Work to be completed:
Restate word for word the lines of the entries below, starting with the line that holds "WW_CHUNK(true, false, xb, db, xa, da);" and ending with the line that holds "const f32x4 v", and no others.

Task data:
*** Begin section ***

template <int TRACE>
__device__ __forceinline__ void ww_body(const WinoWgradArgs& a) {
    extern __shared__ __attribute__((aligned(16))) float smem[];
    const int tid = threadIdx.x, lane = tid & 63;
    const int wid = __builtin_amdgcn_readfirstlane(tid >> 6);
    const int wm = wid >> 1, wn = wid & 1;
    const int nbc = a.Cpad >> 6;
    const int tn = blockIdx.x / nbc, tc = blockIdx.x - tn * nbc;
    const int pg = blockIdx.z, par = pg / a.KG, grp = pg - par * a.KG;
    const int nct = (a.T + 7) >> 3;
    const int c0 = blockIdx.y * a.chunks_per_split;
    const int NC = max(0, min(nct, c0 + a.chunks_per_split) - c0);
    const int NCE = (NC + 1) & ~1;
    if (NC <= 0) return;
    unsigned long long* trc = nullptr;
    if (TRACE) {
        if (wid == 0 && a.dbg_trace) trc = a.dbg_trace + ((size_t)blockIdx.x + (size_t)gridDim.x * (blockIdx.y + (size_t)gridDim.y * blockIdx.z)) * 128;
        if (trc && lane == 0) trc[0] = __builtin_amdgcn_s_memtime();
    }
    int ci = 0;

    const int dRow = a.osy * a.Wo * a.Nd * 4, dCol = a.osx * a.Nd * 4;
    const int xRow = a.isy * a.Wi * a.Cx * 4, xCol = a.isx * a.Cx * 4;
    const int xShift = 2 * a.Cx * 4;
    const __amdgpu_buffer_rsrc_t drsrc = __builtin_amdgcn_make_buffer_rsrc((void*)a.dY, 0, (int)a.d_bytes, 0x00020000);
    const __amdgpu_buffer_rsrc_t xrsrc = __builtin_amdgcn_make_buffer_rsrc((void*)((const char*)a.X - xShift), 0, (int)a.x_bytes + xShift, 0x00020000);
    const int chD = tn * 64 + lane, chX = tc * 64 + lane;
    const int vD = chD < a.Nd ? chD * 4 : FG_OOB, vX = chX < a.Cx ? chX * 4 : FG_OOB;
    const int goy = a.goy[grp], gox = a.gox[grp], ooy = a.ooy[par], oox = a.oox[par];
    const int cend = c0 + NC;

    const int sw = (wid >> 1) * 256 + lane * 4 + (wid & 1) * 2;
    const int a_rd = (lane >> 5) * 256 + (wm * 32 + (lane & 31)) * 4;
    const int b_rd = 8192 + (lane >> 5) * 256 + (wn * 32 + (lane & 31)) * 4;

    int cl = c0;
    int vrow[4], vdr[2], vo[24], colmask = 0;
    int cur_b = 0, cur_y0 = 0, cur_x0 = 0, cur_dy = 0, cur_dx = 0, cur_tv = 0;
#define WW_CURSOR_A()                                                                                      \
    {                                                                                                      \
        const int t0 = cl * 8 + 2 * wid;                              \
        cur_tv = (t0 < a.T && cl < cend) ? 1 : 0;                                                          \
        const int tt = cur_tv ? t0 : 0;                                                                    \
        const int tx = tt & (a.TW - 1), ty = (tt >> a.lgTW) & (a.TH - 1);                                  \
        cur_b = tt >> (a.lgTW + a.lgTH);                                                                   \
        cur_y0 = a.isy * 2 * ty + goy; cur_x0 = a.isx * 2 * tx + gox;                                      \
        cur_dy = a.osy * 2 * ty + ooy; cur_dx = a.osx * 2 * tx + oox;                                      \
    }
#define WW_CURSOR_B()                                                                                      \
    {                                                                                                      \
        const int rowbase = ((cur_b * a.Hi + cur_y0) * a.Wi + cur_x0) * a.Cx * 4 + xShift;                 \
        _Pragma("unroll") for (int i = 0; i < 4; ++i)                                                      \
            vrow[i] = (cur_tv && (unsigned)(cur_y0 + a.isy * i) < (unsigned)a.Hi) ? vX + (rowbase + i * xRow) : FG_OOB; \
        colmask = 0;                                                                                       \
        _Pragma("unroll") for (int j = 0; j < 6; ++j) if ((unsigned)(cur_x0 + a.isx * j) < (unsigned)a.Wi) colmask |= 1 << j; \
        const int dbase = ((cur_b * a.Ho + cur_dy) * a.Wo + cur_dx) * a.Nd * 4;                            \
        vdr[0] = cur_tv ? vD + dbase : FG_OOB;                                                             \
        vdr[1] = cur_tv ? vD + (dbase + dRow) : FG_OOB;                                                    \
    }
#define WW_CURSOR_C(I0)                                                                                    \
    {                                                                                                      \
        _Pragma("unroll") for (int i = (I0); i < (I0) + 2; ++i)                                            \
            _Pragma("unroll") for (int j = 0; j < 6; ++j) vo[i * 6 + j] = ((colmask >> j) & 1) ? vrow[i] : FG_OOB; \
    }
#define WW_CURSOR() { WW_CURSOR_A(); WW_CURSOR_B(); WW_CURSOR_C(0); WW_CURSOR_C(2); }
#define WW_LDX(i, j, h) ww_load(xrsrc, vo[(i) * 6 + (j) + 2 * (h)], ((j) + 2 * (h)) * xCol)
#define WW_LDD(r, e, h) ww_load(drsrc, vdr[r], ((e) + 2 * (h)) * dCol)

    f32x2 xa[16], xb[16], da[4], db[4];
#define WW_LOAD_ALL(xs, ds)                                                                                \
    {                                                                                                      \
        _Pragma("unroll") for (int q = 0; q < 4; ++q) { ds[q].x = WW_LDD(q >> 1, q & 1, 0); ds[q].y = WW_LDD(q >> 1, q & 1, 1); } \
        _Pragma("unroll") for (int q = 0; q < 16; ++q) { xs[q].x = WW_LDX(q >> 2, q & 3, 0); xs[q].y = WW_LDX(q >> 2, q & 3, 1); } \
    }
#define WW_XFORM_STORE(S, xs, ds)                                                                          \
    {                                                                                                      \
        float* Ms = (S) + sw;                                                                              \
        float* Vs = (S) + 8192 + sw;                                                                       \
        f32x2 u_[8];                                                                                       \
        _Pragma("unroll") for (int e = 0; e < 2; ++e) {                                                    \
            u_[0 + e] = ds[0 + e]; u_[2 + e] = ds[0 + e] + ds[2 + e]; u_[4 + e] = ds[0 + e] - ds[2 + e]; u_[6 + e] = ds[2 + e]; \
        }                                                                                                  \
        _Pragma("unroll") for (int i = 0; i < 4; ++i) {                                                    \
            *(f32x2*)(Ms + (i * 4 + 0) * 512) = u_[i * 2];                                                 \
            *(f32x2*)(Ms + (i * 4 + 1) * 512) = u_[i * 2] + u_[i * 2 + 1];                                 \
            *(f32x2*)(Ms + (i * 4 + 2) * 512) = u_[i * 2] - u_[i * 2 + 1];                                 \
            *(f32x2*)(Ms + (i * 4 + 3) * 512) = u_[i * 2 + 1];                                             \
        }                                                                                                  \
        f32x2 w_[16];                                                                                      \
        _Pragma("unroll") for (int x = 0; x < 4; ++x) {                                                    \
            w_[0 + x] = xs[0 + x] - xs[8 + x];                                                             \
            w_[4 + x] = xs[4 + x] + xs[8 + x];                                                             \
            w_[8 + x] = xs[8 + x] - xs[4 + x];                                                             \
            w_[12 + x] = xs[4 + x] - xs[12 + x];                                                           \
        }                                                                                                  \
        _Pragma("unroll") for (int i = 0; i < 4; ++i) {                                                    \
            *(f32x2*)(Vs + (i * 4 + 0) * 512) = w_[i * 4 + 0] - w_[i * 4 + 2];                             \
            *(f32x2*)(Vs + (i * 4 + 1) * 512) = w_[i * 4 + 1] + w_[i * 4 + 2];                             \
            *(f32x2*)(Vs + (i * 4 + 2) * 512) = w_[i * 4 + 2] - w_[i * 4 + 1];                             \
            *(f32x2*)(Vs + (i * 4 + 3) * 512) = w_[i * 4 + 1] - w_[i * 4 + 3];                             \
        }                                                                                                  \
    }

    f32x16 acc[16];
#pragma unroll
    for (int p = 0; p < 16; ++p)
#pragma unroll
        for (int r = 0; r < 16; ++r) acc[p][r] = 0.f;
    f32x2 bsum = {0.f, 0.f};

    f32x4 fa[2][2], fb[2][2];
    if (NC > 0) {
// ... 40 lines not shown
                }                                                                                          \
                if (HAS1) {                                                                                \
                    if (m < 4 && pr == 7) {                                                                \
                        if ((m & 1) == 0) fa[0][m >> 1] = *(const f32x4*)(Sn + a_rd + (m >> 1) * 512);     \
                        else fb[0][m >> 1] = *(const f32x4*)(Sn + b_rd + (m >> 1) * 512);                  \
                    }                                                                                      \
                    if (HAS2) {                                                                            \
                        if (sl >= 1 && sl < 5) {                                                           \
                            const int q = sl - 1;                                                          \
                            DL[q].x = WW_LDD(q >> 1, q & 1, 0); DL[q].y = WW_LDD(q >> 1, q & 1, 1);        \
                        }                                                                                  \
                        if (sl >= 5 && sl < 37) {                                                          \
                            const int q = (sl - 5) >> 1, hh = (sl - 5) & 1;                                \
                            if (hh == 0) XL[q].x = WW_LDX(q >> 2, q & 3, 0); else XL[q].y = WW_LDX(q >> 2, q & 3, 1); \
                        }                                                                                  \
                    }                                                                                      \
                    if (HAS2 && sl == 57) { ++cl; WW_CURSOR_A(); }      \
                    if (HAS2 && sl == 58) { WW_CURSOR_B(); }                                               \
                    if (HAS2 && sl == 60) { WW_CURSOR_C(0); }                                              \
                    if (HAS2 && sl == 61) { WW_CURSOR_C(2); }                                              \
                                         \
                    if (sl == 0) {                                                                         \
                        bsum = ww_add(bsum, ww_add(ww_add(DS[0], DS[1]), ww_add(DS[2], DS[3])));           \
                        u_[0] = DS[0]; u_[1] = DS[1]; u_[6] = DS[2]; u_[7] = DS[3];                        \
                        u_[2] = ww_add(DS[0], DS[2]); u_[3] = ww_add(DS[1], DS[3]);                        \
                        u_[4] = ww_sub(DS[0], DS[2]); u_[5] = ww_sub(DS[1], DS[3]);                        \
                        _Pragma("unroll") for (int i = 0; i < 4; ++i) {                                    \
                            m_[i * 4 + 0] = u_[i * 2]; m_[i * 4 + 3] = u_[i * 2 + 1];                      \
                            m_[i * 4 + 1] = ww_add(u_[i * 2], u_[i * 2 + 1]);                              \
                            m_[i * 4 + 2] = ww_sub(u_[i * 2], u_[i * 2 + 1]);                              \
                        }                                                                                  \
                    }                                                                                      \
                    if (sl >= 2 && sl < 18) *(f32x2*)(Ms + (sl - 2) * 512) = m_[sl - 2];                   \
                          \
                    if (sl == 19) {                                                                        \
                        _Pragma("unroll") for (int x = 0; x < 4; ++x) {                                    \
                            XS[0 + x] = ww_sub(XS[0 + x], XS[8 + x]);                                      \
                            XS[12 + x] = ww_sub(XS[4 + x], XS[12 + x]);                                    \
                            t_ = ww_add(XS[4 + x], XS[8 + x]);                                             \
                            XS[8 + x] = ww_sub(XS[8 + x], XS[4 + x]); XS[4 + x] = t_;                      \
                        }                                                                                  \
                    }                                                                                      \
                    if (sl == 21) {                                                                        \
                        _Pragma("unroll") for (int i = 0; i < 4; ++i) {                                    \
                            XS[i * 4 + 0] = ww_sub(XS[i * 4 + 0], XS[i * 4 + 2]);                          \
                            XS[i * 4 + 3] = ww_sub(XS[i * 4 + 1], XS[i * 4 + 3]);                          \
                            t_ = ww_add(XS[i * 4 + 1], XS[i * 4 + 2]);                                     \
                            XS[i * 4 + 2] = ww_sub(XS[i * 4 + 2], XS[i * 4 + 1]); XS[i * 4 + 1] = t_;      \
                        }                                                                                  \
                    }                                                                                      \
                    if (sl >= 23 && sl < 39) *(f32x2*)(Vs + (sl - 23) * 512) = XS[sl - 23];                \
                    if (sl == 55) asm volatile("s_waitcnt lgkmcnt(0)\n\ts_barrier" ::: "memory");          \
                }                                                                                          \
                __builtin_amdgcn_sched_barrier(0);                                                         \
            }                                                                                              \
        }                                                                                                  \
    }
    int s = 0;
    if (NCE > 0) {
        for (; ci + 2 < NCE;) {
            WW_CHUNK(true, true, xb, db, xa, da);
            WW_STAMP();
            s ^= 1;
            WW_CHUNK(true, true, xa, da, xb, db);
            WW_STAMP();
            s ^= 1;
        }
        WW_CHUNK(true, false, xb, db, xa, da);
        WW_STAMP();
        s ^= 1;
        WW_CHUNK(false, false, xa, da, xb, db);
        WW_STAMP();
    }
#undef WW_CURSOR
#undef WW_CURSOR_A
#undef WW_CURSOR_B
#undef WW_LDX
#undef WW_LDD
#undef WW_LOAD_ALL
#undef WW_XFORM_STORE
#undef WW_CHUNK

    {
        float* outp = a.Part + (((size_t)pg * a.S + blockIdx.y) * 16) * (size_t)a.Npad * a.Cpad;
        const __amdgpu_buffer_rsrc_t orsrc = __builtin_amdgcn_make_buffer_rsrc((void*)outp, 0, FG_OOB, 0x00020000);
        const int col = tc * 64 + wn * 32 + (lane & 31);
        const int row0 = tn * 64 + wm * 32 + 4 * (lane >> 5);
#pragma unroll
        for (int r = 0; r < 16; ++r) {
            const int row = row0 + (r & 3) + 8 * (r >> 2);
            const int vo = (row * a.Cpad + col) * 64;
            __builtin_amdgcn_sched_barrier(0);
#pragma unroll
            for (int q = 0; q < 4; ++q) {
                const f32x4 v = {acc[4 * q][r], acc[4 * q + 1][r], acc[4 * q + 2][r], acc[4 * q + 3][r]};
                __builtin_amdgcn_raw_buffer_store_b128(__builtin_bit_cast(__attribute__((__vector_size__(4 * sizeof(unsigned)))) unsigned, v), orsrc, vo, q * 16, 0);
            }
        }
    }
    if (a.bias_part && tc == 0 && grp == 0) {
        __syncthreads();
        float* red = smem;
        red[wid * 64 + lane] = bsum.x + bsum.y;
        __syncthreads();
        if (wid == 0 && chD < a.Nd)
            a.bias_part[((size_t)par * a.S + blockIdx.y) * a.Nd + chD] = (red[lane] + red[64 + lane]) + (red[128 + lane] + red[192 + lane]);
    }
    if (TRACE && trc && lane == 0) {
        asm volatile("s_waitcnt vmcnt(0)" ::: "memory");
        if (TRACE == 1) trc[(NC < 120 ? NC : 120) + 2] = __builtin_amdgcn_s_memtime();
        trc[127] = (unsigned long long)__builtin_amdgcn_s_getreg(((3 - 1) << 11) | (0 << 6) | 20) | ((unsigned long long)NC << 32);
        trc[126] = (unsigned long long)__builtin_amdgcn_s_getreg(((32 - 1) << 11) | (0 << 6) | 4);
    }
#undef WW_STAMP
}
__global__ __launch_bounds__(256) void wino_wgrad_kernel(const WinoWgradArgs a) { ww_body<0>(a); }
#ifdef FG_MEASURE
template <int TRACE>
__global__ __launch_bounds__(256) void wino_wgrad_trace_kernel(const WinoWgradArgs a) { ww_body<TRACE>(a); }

*** End section ***

Result:
        WW_CHUNK(true, false, xb, db, xa, da);
        WW_STAMP();
        s ^= 1;
        WW_CHUNK(false, false, xa, da, xb, db);
        WW_STAMP();
    }
#undef WW_CURSOR
#undef WW_CURSOR_A
#undef WW_CURSOR_B
#undef WW_LDX
#undef WW_LDD
#undef WW_LOAD_ALL
#undef WW_XFORM_STORE
#undef WW_CHUNK

    {
        float* outp = a.Part + (((size_t)pg * a.S + blockIdx.y) * 16) * (size_t)a.Npad * a.Cpad;
        const __amdgpu_buffer_rsrc_t orsrc = __builtin_amdgcn_make_buffer_rsrc((void*)outp, 0, FG_OOB, 0x00020000);
        const int col = tc * 64 + wn * 32 + (lane & 31);
        const int row0 = tn * 64 + wm * 32 + 4 * (lane >> 5);
#pragma unroll
        for (int r = 0; r < 16; ++r) {
            const int row = row0 + (r & 3) + 8 * (r >> 2);
            const int vo = (row * a.Cpad + col) * 64;
            __builtin_amdgcn_sched_barrier(0);
#pragma unroll
            for (int q = 0; q < 4; ++q) {
                const f32x4 v = {acc[4 * q][r], acc[4 * q + 1][r], acc[4 * q + 2][r], acc[4 * q + 3][r]};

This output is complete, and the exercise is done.